## SOURCE INFORMATION

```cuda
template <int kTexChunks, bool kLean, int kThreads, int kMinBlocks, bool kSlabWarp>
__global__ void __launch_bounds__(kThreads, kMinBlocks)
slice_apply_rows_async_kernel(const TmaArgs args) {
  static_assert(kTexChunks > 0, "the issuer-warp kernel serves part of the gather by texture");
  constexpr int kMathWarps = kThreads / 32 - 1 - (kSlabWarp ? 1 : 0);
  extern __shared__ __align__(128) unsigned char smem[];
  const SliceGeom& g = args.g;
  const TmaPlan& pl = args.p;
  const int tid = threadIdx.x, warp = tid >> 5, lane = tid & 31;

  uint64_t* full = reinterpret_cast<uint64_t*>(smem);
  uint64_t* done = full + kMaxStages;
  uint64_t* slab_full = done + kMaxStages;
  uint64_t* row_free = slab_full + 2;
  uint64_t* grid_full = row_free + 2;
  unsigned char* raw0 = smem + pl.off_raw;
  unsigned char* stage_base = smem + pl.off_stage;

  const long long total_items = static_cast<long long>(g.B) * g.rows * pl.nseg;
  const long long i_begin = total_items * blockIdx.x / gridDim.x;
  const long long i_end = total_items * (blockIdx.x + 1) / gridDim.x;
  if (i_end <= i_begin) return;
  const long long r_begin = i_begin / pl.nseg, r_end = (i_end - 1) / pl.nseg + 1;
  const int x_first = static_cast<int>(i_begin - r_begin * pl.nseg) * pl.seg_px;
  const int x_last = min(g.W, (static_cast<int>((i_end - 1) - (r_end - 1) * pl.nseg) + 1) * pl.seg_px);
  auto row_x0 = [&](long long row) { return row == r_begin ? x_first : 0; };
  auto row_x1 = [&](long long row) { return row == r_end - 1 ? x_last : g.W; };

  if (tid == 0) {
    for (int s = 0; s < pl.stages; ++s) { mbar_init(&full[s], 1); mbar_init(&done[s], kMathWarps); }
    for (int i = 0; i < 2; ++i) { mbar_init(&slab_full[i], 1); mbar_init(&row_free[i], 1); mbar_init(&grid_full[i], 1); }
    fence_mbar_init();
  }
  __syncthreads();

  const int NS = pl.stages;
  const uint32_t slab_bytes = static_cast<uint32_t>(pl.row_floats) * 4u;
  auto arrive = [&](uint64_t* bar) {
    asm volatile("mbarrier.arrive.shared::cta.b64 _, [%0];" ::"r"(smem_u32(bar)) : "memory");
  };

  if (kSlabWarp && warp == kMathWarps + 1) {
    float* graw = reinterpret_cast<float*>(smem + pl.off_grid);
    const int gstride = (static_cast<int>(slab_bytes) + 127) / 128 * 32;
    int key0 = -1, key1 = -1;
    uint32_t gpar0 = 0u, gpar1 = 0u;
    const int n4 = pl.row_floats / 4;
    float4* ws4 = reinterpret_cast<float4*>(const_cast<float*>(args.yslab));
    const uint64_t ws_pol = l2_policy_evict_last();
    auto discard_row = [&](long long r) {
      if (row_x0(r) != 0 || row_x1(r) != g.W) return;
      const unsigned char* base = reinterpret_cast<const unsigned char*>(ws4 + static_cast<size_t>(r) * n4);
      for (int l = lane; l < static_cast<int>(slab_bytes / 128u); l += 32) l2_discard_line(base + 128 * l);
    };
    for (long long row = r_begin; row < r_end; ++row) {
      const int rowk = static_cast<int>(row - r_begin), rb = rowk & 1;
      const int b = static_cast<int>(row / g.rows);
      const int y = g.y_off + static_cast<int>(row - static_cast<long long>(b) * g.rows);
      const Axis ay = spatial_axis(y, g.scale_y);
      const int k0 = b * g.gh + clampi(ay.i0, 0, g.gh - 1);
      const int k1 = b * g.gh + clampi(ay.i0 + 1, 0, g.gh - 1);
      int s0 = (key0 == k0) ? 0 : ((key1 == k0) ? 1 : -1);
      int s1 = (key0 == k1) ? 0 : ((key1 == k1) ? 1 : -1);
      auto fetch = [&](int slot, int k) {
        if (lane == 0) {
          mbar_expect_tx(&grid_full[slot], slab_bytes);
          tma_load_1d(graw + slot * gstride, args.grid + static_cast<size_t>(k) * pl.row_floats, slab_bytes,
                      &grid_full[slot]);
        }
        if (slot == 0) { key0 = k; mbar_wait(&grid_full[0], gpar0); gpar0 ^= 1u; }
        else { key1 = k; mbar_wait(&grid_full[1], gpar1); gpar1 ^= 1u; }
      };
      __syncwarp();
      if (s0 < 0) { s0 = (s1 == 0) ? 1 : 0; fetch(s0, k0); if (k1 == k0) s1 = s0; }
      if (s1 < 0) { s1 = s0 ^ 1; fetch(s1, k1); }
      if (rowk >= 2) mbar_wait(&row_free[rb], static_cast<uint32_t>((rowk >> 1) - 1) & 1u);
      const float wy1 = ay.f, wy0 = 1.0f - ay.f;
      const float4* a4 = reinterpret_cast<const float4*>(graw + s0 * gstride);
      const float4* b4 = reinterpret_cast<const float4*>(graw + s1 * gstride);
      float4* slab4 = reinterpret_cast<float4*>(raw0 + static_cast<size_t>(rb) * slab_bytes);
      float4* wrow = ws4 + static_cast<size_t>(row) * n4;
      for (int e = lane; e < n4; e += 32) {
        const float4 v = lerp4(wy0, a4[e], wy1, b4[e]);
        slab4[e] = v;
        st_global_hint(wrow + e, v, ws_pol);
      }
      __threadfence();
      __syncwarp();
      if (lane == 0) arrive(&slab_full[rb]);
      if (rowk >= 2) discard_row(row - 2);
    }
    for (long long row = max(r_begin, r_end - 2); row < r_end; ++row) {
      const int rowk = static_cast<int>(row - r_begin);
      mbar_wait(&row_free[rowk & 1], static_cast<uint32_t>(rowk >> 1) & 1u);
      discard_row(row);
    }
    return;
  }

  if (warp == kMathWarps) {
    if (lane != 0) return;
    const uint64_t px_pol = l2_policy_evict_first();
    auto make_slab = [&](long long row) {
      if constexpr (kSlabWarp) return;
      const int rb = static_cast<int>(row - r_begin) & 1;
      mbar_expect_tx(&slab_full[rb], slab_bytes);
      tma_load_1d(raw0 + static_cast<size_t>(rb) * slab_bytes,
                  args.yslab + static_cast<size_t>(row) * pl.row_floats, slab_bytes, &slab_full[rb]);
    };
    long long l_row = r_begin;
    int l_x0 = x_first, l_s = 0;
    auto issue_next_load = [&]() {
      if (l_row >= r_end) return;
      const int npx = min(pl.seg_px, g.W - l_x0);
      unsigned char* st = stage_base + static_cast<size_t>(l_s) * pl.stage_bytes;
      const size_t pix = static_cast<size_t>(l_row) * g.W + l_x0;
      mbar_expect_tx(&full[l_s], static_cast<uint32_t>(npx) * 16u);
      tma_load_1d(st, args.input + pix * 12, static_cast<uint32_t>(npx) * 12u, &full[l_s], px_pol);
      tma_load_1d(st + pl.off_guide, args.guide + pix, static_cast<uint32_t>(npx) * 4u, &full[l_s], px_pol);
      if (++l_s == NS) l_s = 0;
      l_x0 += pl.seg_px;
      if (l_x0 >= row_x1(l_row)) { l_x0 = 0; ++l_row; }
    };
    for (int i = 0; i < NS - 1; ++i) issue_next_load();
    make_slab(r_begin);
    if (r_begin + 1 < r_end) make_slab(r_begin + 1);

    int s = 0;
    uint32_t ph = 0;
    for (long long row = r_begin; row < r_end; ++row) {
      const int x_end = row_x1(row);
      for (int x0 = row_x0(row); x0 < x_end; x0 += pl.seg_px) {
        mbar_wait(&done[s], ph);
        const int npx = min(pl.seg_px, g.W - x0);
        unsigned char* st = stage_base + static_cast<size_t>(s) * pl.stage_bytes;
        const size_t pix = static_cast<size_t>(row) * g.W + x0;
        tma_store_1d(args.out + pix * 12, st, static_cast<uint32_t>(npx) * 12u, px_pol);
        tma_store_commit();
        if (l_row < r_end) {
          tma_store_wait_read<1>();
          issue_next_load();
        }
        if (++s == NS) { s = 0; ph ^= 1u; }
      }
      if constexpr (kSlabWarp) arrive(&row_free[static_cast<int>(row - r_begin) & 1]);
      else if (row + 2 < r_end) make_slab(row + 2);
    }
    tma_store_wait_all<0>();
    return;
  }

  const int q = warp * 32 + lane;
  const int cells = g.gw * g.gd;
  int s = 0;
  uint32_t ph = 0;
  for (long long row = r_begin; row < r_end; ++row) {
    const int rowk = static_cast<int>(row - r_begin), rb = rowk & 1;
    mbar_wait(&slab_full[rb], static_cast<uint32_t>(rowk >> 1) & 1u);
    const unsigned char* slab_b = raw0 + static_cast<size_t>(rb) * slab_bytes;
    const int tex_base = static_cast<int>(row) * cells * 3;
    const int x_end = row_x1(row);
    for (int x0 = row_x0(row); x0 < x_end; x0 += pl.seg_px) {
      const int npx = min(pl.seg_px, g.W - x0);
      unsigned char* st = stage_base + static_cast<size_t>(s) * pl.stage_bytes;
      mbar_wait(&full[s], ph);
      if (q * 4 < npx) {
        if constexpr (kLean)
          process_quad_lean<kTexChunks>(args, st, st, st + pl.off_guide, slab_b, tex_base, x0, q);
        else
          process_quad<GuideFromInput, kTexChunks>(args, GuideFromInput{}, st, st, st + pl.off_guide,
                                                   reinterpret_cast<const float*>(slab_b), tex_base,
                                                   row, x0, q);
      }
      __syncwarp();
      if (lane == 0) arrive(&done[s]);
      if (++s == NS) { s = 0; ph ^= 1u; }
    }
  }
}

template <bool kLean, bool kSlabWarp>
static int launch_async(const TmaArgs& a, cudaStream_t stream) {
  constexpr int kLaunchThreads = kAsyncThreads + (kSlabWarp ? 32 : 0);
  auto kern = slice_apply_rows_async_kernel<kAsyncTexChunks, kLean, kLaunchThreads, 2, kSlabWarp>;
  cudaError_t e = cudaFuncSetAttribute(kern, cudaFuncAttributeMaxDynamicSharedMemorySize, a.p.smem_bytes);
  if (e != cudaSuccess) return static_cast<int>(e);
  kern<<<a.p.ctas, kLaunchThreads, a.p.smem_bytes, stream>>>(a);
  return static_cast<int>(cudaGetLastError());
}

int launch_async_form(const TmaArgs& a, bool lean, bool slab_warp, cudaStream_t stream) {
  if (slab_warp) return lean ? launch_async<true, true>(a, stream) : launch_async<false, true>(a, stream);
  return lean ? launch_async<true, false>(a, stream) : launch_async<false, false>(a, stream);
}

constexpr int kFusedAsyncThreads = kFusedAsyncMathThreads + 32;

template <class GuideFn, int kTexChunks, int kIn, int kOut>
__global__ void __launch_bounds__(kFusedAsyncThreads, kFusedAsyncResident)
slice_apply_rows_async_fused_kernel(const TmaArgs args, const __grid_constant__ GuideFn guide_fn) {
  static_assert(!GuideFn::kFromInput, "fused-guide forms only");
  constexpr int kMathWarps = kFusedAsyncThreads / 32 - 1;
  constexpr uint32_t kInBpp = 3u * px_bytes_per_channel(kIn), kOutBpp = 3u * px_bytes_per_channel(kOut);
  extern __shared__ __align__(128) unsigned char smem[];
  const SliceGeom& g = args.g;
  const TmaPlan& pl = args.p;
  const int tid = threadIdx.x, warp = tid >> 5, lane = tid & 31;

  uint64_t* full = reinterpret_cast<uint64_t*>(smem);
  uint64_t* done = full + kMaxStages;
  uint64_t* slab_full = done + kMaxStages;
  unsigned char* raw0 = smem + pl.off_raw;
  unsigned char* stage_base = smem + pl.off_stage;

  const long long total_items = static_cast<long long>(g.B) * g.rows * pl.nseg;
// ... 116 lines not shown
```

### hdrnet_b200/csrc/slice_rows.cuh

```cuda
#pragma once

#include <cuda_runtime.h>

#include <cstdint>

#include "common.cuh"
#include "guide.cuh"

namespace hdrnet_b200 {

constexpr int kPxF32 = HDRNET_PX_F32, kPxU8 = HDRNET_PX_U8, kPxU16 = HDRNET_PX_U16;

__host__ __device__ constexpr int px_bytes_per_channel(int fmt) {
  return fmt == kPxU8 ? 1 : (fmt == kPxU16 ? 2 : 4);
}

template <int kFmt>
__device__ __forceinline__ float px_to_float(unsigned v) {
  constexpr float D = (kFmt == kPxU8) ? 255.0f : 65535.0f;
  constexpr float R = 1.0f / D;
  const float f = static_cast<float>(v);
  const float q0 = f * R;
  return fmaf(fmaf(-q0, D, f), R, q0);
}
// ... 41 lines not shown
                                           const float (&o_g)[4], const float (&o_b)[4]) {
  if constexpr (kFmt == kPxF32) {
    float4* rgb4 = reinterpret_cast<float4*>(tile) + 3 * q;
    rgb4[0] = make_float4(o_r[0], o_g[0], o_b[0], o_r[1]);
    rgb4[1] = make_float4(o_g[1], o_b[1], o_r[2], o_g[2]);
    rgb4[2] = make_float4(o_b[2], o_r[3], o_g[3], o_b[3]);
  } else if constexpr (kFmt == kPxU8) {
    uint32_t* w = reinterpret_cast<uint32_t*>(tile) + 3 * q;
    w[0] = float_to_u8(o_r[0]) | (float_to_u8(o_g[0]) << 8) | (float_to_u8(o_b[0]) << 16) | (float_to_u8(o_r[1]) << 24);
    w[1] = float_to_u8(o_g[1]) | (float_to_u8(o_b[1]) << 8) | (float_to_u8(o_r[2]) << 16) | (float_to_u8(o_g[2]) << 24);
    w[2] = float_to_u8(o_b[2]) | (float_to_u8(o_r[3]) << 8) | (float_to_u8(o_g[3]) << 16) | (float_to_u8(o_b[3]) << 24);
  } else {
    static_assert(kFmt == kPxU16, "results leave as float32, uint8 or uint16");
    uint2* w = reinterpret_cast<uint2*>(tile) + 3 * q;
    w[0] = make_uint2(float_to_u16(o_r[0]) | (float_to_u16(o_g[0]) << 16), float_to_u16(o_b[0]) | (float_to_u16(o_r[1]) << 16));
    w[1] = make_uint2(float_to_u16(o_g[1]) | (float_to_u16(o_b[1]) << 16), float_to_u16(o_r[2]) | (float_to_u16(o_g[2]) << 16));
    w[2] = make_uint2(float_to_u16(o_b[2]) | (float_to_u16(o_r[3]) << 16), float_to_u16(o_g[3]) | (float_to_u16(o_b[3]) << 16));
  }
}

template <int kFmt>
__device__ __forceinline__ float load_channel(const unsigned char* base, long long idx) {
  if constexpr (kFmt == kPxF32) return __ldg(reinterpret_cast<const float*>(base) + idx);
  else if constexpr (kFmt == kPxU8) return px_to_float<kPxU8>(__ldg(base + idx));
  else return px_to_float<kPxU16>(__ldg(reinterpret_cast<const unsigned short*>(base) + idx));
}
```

## WHAT YOU HAVE TO DO
Go through the data and gather every line that holds "kOut".

## WRITTEN ANSWER
template <class GuideFn, int kTexChunks, int kIn, int kOut>
  constexpr uint32_t kInBpp = 3u * px_bytes_per_channel(kIn), kOutBpp = 3u * px_bytes_per_channel(kOut);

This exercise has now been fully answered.